Which of the lines in the data below contain the string "POINTER"? Copy each of them.

***

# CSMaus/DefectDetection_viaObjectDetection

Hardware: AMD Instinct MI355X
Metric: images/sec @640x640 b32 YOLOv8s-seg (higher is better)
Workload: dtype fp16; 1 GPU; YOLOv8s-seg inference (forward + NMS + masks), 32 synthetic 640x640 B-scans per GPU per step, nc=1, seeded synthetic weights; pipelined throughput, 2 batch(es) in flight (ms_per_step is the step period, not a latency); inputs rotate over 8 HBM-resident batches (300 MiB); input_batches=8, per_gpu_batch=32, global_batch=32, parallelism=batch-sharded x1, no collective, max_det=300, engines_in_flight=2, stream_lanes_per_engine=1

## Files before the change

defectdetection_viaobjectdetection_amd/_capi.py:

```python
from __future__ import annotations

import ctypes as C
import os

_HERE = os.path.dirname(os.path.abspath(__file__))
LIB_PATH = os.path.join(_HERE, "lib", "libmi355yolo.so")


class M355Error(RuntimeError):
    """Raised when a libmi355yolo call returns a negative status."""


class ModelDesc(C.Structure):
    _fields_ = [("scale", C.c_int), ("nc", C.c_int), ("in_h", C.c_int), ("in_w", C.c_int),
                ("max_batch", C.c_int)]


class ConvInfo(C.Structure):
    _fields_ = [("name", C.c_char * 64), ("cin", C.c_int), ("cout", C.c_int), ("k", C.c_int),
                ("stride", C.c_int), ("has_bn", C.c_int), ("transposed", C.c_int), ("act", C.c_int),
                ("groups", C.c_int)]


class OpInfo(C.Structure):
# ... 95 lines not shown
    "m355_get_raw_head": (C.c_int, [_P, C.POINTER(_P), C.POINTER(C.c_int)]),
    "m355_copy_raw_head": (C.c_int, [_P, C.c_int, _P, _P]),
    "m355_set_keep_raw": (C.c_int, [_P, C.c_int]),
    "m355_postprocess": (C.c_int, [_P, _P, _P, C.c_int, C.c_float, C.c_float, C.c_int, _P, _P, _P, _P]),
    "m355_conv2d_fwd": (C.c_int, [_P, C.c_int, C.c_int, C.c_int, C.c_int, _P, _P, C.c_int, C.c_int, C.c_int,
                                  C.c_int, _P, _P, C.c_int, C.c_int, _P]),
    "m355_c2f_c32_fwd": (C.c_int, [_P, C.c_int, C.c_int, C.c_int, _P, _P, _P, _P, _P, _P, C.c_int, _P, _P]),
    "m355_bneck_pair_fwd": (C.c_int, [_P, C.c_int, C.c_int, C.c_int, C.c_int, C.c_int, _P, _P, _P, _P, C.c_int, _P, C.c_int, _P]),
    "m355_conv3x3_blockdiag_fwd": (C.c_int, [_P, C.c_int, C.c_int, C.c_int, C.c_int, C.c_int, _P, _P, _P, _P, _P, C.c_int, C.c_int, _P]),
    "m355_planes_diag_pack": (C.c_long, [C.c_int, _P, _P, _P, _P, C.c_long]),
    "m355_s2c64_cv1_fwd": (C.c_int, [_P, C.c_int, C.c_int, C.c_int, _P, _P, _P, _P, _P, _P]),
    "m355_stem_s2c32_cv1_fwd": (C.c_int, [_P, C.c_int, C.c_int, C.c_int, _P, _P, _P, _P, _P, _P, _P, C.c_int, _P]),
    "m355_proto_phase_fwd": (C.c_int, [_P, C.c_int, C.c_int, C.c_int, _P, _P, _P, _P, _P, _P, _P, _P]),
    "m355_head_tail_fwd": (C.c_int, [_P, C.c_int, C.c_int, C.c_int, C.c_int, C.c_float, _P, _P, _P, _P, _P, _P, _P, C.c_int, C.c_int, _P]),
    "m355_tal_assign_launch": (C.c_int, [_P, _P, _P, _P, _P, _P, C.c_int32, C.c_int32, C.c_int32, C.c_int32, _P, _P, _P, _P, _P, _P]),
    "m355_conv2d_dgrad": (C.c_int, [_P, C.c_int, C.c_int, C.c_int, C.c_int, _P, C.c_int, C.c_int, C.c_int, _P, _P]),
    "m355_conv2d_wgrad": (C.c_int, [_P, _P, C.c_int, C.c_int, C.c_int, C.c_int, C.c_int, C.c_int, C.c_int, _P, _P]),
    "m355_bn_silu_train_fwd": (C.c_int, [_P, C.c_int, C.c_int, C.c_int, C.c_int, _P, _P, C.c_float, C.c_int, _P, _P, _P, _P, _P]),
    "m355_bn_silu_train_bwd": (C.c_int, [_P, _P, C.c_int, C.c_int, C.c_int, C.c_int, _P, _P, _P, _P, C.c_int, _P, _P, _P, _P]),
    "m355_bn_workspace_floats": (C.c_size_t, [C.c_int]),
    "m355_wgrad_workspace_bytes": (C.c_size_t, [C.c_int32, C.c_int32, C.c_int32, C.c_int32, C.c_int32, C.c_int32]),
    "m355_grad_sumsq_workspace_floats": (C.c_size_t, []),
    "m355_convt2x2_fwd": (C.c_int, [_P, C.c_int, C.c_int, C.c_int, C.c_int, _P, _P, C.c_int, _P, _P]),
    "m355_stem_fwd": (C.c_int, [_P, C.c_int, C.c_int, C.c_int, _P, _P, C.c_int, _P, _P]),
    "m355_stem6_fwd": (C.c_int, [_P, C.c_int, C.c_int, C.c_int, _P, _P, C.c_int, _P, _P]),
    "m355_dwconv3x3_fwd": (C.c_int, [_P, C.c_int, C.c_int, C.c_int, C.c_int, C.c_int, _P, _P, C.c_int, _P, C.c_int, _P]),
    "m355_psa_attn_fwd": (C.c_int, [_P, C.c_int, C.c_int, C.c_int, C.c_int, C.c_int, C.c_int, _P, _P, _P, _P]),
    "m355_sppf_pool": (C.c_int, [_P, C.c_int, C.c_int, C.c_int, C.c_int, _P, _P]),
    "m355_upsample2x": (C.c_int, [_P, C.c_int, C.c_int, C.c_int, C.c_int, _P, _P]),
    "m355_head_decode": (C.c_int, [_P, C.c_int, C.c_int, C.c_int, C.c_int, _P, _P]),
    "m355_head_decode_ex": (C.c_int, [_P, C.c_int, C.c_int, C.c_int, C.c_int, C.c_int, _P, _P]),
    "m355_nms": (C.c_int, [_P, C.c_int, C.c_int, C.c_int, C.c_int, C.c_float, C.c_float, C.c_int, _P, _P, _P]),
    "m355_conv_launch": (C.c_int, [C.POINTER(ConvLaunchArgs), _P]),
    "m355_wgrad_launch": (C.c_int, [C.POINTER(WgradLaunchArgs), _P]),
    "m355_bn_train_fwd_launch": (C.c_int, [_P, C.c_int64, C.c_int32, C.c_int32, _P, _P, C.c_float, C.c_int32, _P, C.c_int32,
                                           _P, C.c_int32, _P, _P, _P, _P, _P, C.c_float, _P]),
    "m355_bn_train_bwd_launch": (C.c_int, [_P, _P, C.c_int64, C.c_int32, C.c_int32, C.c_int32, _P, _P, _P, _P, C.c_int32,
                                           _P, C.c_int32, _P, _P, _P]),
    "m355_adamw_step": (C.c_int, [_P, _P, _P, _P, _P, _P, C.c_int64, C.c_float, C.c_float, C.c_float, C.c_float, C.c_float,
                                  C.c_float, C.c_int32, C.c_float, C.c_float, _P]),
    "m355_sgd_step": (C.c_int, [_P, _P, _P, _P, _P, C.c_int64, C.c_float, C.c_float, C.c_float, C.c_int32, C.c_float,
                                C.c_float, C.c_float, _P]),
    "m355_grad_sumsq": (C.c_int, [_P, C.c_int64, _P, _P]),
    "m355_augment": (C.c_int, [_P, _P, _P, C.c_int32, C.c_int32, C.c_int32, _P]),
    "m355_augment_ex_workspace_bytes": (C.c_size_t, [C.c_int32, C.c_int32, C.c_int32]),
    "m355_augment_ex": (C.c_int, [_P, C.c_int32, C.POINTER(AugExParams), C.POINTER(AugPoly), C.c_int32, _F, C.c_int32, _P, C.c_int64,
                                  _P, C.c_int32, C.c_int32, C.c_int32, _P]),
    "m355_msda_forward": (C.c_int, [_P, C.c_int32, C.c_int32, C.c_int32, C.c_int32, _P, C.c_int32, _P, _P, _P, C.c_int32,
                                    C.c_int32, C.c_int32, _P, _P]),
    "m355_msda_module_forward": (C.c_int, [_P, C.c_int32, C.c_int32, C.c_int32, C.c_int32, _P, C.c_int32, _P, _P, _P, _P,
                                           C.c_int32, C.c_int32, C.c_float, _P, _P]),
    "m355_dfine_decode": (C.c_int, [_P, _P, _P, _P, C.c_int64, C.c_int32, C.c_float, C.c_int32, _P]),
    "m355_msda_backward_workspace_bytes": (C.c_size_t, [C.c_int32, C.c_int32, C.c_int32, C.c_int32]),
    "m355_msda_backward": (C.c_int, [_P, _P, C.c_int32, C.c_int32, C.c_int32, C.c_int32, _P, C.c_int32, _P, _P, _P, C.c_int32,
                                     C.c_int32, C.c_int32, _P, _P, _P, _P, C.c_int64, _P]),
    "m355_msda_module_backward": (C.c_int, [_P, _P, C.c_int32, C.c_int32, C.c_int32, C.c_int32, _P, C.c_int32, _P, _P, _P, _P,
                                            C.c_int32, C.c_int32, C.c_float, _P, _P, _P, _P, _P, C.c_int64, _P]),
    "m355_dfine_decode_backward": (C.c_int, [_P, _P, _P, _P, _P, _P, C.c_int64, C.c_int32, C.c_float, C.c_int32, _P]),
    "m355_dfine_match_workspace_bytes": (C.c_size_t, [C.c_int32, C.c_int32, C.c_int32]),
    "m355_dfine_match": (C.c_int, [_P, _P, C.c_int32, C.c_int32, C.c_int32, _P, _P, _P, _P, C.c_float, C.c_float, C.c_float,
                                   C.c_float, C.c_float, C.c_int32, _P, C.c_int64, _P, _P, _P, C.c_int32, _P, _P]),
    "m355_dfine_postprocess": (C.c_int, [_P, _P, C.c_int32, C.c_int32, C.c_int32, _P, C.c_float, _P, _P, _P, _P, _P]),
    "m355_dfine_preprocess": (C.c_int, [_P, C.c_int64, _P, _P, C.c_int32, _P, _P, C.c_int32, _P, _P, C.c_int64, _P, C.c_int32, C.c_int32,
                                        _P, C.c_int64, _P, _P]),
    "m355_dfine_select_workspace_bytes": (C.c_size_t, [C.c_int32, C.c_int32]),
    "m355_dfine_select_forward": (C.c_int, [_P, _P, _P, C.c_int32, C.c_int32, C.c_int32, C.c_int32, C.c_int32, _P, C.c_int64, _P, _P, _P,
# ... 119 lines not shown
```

***

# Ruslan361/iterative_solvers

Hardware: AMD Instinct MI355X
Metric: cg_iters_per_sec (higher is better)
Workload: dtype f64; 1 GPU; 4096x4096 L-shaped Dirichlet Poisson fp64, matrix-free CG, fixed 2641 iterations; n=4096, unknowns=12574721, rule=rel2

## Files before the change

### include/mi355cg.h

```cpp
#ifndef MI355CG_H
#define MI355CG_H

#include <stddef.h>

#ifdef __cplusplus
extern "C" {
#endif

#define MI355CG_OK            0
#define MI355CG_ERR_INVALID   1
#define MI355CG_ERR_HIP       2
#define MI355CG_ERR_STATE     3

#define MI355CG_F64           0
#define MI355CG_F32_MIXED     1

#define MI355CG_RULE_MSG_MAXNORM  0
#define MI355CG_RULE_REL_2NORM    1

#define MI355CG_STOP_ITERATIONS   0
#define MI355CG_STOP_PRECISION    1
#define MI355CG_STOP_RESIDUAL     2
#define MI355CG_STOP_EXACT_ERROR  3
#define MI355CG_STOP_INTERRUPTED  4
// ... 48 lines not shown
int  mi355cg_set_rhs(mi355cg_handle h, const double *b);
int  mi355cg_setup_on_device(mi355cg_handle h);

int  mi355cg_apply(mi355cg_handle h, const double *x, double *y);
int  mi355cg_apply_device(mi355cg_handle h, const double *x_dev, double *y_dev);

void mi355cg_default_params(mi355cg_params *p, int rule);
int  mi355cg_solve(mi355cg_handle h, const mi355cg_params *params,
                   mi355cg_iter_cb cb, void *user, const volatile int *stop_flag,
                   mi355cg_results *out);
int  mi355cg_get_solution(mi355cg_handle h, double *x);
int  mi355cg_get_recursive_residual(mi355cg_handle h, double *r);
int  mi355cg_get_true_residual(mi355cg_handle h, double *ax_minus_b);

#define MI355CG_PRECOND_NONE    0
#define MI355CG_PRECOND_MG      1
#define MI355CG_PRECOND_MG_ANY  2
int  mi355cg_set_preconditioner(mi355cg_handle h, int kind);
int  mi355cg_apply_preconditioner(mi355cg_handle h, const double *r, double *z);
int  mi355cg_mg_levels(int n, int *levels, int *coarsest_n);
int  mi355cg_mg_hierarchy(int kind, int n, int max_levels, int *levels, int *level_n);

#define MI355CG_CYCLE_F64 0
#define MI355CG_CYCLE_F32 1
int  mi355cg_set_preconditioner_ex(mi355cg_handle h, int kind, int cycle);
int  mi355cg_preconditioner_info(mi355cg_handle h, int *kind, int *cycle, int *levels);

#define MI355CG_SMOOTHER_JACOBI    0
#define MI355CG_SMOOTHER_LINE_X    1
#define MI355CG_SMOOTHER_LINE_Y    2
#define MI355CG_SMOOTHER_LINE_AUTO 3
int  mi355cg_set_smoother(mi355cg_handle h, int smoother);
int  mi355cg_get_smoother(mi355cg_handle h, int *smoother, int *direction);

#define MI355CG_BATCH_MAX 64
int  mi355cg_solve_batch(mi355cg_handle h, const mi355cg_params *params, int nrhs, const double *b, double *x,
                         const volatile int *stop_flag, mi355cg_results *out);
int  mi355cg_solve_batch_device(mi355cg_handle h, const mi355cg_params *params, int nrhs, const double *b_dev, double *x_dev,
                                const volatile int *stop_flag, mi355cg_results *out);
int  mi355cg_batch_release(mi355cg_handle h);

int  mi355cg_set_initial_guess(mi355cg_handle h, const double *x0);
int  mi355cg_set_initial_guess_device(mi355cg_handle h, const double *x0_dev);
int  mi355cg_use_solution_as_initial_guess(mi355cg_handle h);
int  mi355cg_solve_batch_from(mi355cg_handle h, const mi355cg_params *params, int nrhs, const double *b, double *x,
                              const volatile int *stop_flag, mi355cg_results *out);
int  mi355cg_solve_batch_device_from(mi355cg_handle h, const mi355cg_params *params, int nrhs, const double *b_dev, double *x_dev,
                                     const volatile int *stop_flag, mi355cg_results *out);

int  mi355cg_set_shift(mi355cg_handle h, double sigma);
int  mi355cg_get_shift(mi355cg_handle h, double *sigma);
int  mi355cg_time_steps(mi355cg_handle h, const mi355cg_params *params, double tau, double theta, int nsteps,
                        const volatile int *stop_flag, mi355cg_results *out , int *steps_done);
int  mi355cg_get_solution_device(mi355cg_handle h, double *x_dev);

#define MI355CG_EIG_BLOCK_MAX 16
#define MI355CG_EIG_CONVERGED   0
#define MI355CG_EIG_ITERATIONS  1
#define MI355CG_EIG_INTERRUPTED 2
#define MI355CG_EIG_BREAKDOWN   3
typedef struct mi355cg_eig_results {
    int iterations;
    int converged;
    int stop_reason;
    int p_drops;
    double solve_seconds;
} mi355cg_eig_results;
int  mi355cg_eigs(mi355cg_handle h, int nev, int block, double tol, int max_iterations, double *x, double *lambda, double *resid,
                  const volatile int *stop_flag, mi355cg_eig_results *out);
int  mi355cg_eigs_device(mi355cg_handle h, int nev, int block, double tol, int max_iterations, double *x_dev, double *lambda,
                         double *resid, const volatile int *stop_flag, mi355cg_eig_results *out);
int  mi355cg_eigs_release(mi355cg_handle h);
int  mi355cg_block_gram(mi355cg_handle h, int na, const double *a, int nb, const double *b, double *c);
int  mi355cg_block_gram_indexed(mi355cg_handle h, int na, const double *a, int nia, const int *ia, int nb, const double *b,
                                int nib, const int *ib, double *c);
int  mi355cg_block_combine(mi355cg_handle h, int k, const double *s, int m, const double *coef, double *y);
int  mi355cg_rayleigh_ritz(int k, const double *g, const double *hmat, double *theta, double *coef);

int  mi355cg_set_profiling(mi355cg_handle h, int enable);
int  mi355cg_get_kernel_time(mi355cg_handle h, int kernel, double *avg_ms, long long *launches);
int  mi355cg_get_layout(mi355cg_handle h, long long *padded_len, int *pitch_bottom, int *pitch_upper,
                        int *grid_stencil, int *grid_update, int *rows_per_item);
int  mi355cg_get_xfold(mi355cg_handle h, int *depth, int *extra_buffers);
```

***

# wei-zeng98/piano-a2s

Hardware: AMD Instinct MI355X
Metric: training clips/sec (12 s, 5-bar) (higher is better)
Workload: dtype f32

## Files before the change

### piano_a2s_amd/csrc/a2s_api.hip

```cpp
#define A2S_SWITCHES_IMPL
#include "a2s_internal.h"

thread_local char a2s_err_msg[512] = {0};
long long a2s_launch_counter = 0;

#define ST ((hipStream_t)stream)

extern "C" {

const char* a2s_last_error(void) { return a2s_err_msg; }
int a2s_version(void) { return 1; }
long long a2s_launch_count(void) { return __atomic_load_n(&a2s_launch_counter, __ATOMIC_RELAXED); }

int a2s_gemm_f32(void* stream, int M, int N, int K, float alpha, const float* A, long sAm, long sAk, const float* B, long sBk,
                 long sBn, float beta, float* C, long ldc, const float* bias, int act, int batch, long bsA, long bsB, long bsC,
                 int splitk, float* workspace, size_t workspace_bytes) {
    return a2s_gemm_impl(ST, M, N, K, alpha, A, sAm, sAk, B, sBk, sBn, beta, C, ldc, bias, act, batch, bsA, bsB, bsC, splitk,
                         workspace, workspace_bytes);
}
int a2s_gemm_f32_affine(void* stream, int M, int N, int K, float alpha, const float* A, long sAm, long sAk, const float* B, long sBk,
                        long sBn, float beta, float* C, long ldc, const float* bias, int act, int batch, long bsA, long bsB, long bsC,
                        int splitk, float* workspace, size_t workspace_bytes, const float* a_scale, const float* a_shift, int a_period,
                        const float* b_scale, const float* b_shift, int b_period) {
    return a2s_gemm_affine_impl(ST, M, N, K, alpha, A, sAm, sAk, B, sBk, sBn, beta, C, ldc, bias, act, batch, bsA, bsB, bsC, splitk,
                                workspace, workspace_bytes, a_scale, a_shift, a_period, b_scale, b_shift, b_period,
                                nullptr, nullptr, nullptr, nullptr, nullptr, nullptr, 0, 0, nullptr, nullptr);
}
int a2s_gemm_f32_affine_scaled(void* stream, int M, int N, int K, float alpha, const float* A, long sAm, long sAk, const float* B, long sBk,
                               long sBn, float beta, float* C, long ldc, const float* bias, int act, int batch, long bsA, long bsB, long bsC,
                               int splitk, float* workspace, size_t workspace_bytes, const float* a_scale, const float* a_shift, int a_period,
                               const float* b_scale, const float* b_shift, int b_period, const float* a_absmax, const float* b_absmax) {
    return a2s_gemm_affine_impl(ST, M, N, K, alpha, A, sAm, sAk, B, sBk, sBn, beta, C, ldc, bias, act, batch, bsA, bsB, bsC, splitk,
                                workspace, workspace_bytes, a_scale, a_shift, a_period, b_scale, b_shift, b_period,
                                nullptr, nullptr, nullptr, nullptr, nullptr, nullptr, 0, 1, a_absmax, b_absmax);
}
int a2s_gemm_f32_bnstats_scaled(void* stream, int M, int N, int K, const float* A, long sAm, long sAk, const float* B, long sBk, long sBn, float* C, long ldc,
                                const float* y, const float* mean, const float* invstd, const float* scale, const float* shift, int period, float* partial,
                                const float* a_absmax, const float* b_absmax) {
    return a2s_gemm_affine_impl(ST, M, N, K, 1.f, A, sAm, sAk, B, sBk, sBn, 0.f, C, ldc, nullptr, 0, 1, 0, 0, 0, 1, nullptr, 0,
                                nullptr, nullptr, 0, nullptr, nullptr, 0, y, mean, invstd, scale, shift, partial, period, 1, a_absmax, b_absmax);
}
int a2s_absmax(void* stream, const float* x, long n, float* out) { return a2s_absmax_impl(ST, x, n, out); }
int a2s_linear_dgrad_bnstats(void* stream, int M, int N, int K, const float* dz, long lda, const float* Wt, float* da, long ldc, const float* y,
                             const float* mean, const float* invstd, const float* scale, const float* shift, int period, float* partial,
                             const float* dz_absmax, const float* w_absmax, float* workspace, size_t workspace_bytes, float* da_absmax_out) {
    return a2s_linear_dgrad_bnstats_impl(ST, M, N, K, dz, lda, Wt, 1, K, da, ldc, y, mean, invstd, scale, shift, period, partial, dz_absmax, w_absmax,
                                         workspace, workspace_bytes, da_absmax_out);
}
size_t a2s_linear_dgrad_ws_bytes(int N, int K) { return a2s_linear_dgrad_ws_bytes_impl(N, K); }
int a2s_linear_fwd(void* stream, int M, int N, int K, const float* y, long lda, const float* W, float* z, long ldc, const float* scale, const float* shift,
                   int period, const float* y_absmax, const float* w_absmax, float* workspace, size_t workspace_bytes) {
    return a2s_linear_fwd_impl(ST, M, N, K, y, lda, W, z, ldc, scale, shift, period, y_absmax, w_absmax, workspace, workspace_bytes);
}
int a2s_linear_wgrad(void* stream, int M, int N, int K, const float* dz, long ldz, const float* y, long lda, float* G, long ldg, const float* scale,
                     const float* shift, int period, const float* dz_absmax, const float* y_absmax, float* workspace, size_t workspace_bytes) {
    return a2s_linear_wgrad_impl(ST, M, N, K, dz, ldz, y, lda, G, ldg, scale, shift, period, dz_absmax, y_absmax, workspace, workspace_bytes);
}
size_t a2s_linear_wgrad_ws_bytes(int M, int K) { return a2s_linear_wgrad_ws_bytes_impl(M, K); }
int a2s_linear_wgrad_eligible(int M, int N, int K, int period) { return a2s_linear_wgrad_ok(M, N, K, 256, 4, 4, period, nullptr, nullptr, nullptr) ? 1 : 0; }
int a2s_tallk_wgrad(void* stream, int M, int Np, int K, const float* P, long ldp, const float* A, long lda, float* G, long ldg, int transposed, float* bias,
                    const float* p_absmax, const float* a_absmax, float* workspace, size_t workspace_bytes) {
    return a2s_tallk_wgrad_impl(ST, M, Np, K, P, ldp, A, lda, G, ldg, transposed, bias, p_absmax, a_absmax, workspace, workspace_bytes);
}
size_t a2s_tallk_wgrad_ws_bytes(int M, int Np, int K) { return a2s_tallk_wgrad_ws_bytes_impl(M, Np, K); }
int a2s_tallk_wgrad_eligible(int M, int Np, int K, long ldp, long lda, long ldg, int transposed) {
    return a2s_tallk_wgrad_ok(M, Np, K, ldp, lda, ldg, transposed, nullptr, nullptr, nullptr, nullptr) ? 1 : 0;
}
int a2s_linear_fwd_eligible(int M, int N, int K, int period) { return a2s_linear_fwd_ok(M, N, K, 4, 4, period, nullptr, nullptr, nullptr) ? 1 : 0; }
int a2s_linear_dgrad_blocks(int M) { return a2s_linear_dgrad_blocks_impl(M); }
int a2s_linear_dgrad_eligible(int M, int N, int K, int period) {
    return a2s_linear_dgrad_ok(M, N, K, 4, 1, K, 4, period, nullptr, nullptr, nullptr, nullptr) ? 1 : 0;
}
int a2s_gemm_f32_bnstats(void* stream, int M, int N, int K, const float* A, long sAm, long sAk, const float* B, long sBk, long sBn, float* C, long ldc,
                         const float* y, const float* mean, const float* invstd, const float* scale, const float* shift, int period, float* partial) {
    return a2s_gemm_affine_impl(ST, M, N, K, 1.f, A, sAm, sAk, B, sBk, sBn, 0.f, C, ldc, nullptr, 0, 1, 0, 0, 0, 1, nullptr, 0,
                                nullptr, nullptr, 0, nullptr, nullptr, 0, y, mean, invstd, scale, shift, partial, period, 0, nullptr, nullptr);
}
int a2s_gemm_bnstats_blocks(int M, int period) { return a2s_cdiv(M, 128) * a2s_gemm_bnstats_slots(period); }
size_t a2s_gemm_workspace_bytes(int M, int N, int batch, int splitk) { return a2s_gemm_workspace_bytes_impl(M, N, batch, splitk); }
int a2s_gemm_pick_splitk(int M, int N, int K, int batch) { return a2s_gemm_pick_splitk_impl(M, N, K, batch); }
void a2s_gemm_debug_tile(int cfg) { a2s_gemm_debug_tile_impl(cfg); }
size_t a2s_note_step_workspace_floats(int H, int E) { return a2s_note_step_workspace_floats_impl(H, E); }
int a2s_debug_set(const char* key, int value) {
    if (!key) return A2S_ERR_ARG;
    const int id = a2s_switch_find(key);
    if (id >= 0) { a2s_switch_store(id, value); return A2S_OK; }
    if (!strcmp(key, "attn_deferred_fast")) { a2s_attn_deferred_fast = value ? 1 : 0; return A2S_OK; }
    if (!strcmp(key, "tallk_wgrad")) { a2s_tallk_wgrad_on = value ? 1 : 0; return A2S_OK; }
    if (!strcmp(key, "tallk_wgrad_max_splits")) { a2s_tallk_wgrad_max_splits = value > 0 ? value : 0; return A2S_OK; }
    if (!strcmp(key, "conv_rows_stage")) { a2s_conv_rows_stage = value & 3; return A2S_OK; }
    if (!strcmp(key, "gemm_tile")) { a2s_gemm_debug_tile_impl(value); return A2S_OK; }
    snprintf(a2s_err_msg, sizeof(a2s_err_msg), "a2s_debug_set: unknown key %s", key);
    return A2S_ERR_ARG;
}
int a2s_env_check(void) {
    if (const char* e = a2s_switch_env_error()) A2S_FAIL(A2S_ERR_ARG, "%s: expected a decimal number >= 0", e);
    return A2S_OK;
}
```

***

» **Task result**:
    "m355_get_raw_head": (C.c_int, [_P, C.POINTER(_P), C.POINTER(C.c_int)]),
    "m355_conv_launch": (C.c_int, [C.POINTER(ConvLaunchArgs), _P]),
    "m355_wgrad_launch": (C.c_int, [C.POINTER(WgradLaunchArgs), _P]),
    "m355_augment_ex": (C.c_int, [_P, C.c_int32, C.POINTER(AugExParams), C.POINTER(AugPoly), C.c_int32, _F, C.c_int32, _P, C.c_int64,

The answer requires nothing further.